The method of claim 1, wherein the unnecessary element includes at least one of noise such as unnecessary symbols, special characters, and continuous space characters in the input text in natural language. How to use open domain information for
[3] The method of claim 2, wherein the pre-processing further comprises performing segmentation and insolubilization processing on the input text in the natural language.
The context understanding of temporal relation information according to claim 1, wherein the linguistic characteristic includes at least one of morpheme analysis, dependency syntax analysis, semantic ambiguity, and entity name recognition for the input text in the natural language. How to use open domain information for
The time object according to claim 1, wherein the time information is a time entity that is a representation directly representing a specific date or time period, an event entity that is a representation representing an event associated with the time representation within the input text, and time and A method of utilizing open domain information for context understanding of temporal relation information, characterized in that it includes at least one of a temporal link entity, which is an expression representing relation information existing between event expressions.
According to claim 1, wherein the open domain information, with respect to any relation information that can be expressed as a triple of the form of relation information R = {S, V, O}, S, which is the subject of the relation, and the object of the relation An open domain information utilization method for understanding the context of temporal relation information, characterized in that it includes at least one of O, which is an object, and V, which is a predicate indicating a type of relationship.
The temporal relation information of claim 1, wherein the temporal relation information includes at least one of a combination of time-time, time-event, and event-event. How to use open domain information to understand the context of relational information.
The method of claim 1, wherein the expansion of the relationship information comprises: extracting time information for extracting time entities included in the input text by using a language analysis result; an open relationship information extraction step of extracting temporal relationship information of the open domain information by analyzing the open domain information on the relationship between entities from the input text by using the language analysis result; and a relation information candidate generation step of discovering new relation information by combining the extracted temporal entities and temporal relation information of the open domain information together. Way.

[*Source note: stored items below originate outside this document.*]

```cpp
int mi_icp_icp_iterate(mi_icp_ctx* c, int n_iterations, mi_icp_result* out) {
    TRY(check_ctx(c));
    if (n_iterations < 0) return fail(c, MI_ICP_ERR_INVALID, "icp_iterate: negative count");
    if (c->loop_active && n_iterations > 0) {
        DevLoop* d = (DevLoop*)c->loop_dev.p;
        loop_step_kernel<<<1, kStepThreads, 0, c->stream>>>(d, (double*)c->sys_dev.p, n_iterations, MailArgs{});
        KCHK(c);
        TRY(loop_run(c, n_iterations));
        (void)halo_poll(c);
        release_links_scratch(c);
    }
    if (out) {
        std::memset(out, 0, sizeof(*out));
        fill_result(c, out);
    }
    return MI_ICP_OK;
}

int mi_icp_registration_icp(mi_icp_ctx* c, int est, float max_distance, const float* init,
                            const mi_icp_params* params, mi_icp_result* out) {
    TRY(check_ctx(c));
    if (!out) return fail(c, MI_ICP_ERR_INVALID, "registration_icp: out is null");
    mi_icp_params p = {1e-6f, 1e-6f, 30, 1e-6f};
    if (params) p = *params;
    TRY(loop_begin(c, est, max_distance, init, p.det_thresh, std::max(p.max_iteration, 0),
                   std::max(p.relative_fitness, 0.0f), std::max(p.relative_rmse, 0.0f)));
    if (c->loop_active) {
        TRY(loop_pull(c));
        collect_pooled(c, 1);
        if (!c->loop_host->done) TRY(loop_run(c, std::max(p.max_iteration, 0)));
        (void)halo_poll(c);
        release_links_scratch(c);
    }
    std::memset(out, 0, sizeof(*out));
    fill_result(c, out);
    return MI_ICP_OK;
}

}
```

cupoch_amd/csrc/nn_search.h:

```cpp
#pragma once
#include "device_utils.h"
#include "halo_format.h"
#include "kd_descend.h"
#include "loop.h"
#include "traverse.h"

namespace mi {

constexpr uint32_t kWantSlots = 1024u;
constexpr int kNNThreads = 64;
constexpr int kNNPacketsPerBlock = kNNThreads / 64;

constexpr int kItemQueue = 64 + 8 * 64;

struct PacketShared {
    unsigned long long best[64];
    uint32_t queue[kItemQueue];
};

__device__ __forceinline__ void eval_item(PacketShared& sh, const float* tblk_g, bool have, int ql, uint32_t L,
                                          float ox, float oy, float oz, float r2) {
    if (have) {
        const float4* line = reinterpret_cast<const float4*>(tblk_g + (size_t)L * kLeafFloats);
        const float4 x0 = line[0], x1 = line[1], y0 = line[2], y1 = line[3], z0 = line[4], z1 = line[5];
        const float px[8] = {x0.x, x0.y, x0.z, x0.w, x1.x, x1.y, x1.z, x1.w};
        const float py[8] = {y0.x, y0.y, y0.z, y0.w, y1.x, y1.y, y1.z, y1.w};
        const float pz[8] = {z0.x, z0.y, z0.z, z0.w, z1.x, z1.y, z1.z, z1.w};
        float d[8];
#pragma unroll
        for (int k = 0; k < 8; ++k) {
            const float dx = ox - px[k], dy = oy - py[k], dz = oz - pz[k];
            d[k] = __builtin_fmaf(dz, dz, __builtin_fmaf(dy, dy, dx * dx));
        }
        const float m = fminf(fminf(fminf(d[0], d[1]), fminf(d[2], d[3])), fminf(fminf(d[4], d[5]), fminf(d[6], d[7])));
        if (m < r2) {
            int k = 7;
            k = (d[6] == m) ? 6 : k;
            k = (d[5] == m) ? 5 : k;
            k = (d[4] == m) ? 4 : k;
            k = (d[3] == m) ? 3 : k;
            k = (d[2] == m) ? 2 : k;
            k = (d[1] == m) ? 1 : k;
            k = (d[0] == m) ? 0 : k;
            const unsigned long long cand =
                    ((unsigned long long)__float_as_uint(m) << 32) | (unsigned long long)(L * (uint32_t)kLeaf + (uint32_t)k);
            __hip_atomic_fetch_min(&sh.best[ql], cand, __ATOMIC_RELAXED, __HIP_MEMORY_SCOPE_WORKGROUP);
        }
    }
}

__device__ __forceinline__ void drain_items(PacketShared& sh, const float* tblk_g, uint32_t first, uint32_t count,
                                            float qx, float qy, float qz, float r2) {
    const int lane = lane_id();
    const bool have = (uint32_t)lane < count;
    const uint32_t item = have ? sh.queue[first + (uint32_t)lane] : 0u;
    const int ql = (int)(item >> 26);
    const uint32_t L = item & 0x3ffffffu;
    const float ox = __int_as_float(__builtin_amdgcn_ds_bpermute(ql << 2, __float_as_int(qx)));
    const float oy = __int_as_float(__builtin_amdgcn_ds_bpermute(ql << 2, __float_as_int(qy)));
    const float oz = __int_as_float(__builtin_amdgcn_ds_bpermute(ql << 2, __float_as_int(qz)));
    eval_item(sh, tblk_g, have, ql, L, ox, oy, oz, r2);
}

struct LineMin {
    float m;
    int k;
};
__device__ __forceinline__ LineMin line_min(const float4& x0, const float4& x1, const float4& y0, const float4& y1,
                                            const float4& z0, const float4& z1, float ox, float oy, float oz) {
    const float px[8] = {x0.x, x0.y, x0.z, x0.w, x1.x, x1.y, x1.z, x1.w};
    const float py[8] = {y0.x, y0.y, y0.z, y0.w, y1.x, y1.y, y1.z, y1.w};
    const float pz[8] = {z0.x, z0.y, z0.z, z0.w, z1.x, z1.y, z1.z, z1.w};
    float d[8];
#pragma unroll
    for (int k = 0; k < 8; ++k) {
        const float dx = ox - px[k], dy = oy - py[k], dz = oz - pz[k];
        d[k] = __builtin_fmaf(dz, dz, __builtin_fmaf(dy, dy, dx * dx));
    }
    LineMin r;
    r.m = fminf(fminf(fminf(d[0], d[1]), fminf(d[2], d[3])), fminf(fminf(d[4], d[5]), fminf(d[6], d[7])));
    int k = 7;
    k = (d[6] == r.m) ? 6 : k;
    k = (d[5] == r.m) ? 5 : k;
    k = (d[4] == r.m) ? 4 : k;
    k = (d[3] == r.m) ? 3 : k;
    k = (d[2] == r.m) ? 2 : k;
    k = (d[1] == r.m) ? 1 : k;
    k = (d[0] == r.m) ? 0 : k;
    r.k = k;
    return r;
}

__device__ __forceinline__ void drain_halo(PacketShared& sh, const float* halo_g, uint32_t first, uint32_t count,
                                           uint32_t seed_leaf, float qx, float qy, float qz, float r2) {
    const int lane = lane_id();
    const uint16_t* q16 = reinterpret_cast<const uint16_t*>(sh.queue);
    const bool have = (uint32_t)lane < count;
    const uint32_t item = have ? (uint32_t)q16[first + (uint32_t)lane] : 0u;
    const int ql = (int)(item >> 3);
    const uint32_t f = item & 7u;
    const uint32_t L = (uint32_t)__builtin_amdgcn_ds_bpermute(ql << 2, (int)seed_leaf);
    const float ox = __int_as_float(__builtin_amdgcn_ds_bpermute(ql << 2, __float_as_int(qx)));
    const float oy = __int_as_float(__builtin_amdgcn_ds_bpermute(ql << 2, __float_as_int(qy)));
    const float oz = __int_as_float(__builtin_amdgcn_ds_bpermute(ql << 2, __float_as_int(qz)));
    if (have) {
        const float* lf = halo_g + ((size_t)L * kHaloLines + f) * kHaloLineFloats;
        const float4* line = reinterpret_cast<const float4*>(lf);
        const float4 x0 = line[0], x1 = line[1], y0 = line[2], y1 = line[3], z0 = line[4], z1 = line[5];
        const uint32_t held_bits = (uint32_t)(sh.best[ql] >> 32);
        const LineMin w = line_min(x0, x1, y0, y1, z0, z1, ox, oy, oz);
        if (w.m < r2 && __float_as_uint(w.m) <= held_bits) {
            const uint32_t slot = __float_as_uint(lf[24 + w.k]);
            const unsigned long long cand = ((unsigned long long)__float_as_uint(w.m) << 32) | (unsigned long long)slot;
            __hip_atomic_fetch_min(&sh.best[ql], cand, __ATOMIC_RELAXED, __HIP_MEMORY_SCOPE_WORKGROUP);
        }
    }
}

constexpr float kSkipGrow = 1.0f + 0x1p-19f, kSkipShrink = 1.0f - 0x1p-19f;

template <int CTRL, int ROW_MASK>
__device__ __forceinline__ float dpp_min_hop(float v) {
    return fminf(v, __int_as_float(__builtin_amdgcn_update_dpp(__float_as_int(v), __float_as_int(v), CTRL, ROW_MASK, 0xf, false)));
}
__device__ __forceinline__ float wave_min_last(float v) {
    v = dpp_min_hop<0x111, 0xf>(v);
    v = dpp_min_hop<0x112, 0xf>(v);
    v = dpp_min_hop<0x114, 0xf>(v);
    v = dpp_min_hop<0x118, 0xf>(v);
    v = dpp_min_hop<0x142, 0xa>(v);
    v = dpp_min_hop<0x143, 0xc>(v);
    return v;
}

__device__ __forceinline__ float second_smallest8(const float* d) {
    const float l0 = fminf(d[0], d[1]), l1 = fminf(d[2], d[3]), l2 = fminf(d[4], d[5]), l3 = fminf(d[6], d[7]);
    const float h0 = fmaxf(d[0], d[1]), h1 = fmaxf(d[2], d[3]), h2 = fmaxf(d[4], d[5]), h3 = fmaxf(d[6], d[7]);
    const float s01 = fminf(fmaxf(l0, l1), fminf(h0, h1)), s23 = fminf(fmaxf(l2, l3), fminf(h2, h3));
    return fminf(fmaxf(fminf(l0, l1), fminf(l2, l3)), fminf(s01, s23));
}

struct PacketResult {
    bool valid;
    int i;
    int32_t bidx;
    float best;
    float qx, qy, qz;
};
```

The method of claim 8, wherein the relation information R is any relation information that can be expressed as a triple of the form R={S, V, O}, where S is a subject of the relation, V is a predicate indicating the type of relation; O is an open domain information utilization method for understanding the context of temporal relationship information, characterized in that it represents the object of the relationship.
The method of claim 1, wherein the temporal relation information verification step converts all generated relation information candidates into a directed graph form, and converts the time entity or the event entity into the directed graph form. set as a node, and the link between the nodes interconnects nodes corresponding to two entities constituting a temporal relationship, and includes checking and correcting incorrect connections while sequentially searching the nodes for a completed directed graph A method of using open domain information for understanding the context of temporal relational information, characterized in that.
A computer-executable program stored in a computer-readable recording medium to perform the method of using open domain information for understanding the context of temporal relation information according to any one of claims 1 to 10.
A computer-readable recording medium in which a computer-executable program for performing the method of using open domain information for understanding the context of temporal relation information according to any one of claims 1 to 10 is recorded.